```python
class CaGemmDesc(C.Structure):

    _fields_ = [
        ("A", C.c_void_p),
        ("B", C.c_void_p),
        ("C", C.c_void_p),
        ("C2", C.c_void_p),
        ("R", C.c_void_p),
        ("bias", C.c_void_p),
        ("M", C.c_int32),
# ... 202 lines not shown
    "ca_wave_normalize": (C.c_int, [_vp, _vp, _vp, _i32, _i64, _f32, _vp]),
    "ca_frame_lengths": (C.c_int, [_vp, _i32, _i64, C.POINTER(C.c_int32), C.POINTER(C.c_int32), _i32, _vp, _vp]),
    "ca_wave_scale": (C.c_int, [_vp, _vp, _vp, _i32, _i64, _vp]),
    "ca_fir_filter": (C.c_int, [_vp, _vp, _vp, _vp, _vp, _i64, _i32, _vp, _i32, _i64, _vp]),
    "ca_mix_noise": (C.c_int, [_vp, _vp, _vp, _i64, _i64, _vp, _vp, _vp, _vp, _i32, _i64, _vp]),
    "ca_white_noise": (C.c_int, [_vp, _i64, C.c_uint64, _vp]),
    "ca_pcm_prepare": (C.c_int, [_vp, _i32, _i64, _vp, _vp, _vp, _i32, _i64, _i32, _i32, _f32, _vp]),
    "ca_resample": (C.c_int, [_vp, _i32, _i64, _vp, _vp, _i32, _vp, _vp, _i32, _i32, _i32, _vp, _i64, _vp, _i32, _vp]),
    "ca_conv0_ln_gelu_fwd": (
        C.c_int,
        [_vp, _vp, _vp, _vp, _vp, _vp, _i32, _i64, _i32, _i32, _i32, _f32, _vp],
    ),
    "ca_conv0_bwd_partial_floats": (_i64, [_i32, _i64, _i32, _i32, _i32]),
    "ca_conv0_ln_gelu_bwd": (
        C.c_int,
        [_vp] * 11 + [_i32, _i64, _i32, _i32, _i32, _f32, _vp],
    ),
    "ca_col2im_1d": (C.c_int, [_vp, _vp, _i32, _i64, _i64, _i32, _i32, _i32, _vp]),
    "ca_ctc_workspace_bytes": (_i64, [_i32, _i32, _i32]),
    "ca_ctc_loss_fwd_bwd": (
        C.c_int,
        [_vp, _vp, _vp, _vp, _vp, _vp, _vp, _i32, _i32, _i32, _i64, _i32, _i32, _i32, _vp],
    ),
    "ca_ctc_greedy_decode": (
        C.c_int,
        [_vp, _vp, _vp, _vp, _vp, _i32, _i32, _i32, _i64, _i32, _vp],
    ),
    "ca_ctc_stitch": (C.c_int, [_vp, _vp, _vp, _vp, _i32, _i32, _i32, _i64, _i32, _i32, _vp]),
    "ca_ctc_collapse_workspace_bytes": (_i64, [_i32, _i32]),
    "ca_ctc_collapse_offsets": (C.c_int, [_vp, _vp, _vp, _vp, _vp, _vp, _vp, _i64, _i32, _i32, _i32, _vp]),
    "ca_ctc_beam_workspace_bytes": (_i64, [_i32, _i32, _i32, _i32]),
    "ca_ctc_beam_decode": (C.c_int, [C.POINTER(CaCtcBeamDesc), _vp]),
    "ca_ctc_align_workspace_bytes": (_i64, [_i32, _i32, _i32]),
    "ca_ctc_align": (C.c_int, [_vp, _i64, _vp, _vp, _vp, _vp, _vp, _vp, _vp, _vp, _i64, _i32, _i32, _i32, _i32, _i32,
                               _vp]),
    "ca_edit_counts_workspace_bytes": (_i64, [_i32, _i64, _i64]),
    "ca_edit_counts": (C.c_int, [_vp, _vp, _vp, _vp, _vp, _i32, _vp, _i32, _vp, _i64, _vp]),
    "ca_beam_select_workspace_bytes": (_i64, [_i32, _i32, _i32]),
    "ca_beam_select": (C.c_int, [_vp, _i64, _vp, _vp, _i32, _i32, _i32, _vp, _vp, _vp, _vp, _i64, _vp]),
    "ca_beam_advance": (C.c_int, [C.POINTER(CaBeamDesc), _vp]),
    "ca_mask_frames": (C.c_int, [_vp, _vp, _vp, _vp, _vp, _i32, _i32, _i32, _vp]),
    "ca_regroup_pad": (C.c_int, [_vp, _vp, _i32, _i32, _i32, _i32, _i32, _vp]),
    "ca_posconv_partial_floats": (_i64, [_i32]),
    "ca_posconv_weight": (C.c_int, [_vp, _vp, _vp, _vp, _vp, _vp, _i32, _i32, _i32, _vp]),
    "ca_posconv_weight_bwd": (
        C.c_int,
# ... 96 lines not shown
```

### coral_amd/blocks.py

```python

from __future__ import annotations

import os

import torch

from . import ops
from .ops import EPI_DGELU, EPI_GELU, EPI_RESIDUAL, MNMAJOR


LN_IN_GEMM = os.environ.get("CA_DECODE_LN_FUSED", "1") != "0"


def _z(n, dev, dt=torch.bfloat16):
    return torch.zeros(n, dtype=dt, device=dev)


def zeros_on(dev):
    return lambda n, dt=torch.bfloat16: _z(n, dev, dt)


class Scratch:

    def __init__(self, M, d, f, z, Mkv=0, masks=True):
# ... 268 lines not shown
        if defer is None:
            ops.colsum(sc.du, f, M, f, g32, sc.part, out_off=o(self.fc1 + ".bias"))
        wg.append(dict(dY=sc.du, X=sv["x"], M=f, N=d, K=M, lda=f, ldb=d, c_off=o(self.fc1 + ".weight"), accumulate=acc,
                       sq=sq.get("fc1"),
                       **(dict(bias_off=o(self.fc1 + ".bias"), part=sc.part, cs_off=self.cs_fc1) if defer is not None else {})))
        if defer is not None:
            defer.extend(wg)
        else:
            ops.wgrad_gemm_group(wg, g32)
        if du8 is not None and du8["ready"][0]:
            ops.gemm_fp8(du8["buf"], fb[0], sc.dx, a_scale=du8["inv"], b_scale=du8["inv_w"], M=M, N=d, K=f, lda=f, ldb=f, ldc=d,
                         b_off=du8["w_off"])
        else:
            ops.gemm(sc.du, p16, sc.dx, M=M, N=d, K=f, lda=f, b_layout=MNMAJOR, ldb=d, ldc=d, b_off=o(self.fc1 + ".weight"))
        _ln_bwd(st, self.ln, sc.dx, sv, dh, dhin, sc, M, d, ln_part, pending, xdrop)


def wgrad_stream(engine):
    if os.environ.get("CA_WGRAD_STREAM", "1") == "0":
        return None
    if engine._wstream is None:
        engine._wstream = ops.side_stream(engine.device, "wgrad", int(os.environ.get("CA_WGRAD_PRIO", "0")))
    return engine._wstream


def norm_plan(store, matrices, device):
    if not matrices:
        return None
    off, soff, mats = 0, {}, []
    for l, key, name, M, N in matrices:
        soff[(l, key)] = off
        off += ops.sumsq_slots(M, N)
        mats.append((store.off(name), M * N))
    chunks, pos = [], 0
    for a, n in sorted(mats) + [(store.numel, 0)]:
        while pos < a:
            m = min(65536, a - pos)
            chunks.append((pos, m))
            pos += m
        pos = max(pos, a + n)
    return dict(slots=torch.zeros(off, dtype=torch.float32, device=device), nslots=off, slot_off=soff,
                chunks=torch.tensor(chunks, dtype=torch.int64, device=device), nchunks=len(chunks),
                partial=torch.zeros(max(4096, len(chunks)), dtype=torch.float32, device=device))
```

WHAT TO PRODUCE:
Where a line of the material holds the word "torch", copy that line.

WRITTEN RESPONSE:
import torch
def _z(n, dev, dt=torch.bfloat16):
    return torch.zeros(n, dtype=dt, device=dev)
    return lambda n, dt=torch.bfloat16: _z(n, dev, dt)
    return dict(slots=torch.zeros(off, dtype=torch.float32, device=device), nslots=off, slot_off=soff,
                chunks=torch.tensor(chunks, dtype=torch.int64, device=device), nchunks=len(chunks),
                partial=torch.zeros(max(4096, len(chunks)), dtype=torch.float32, device=device))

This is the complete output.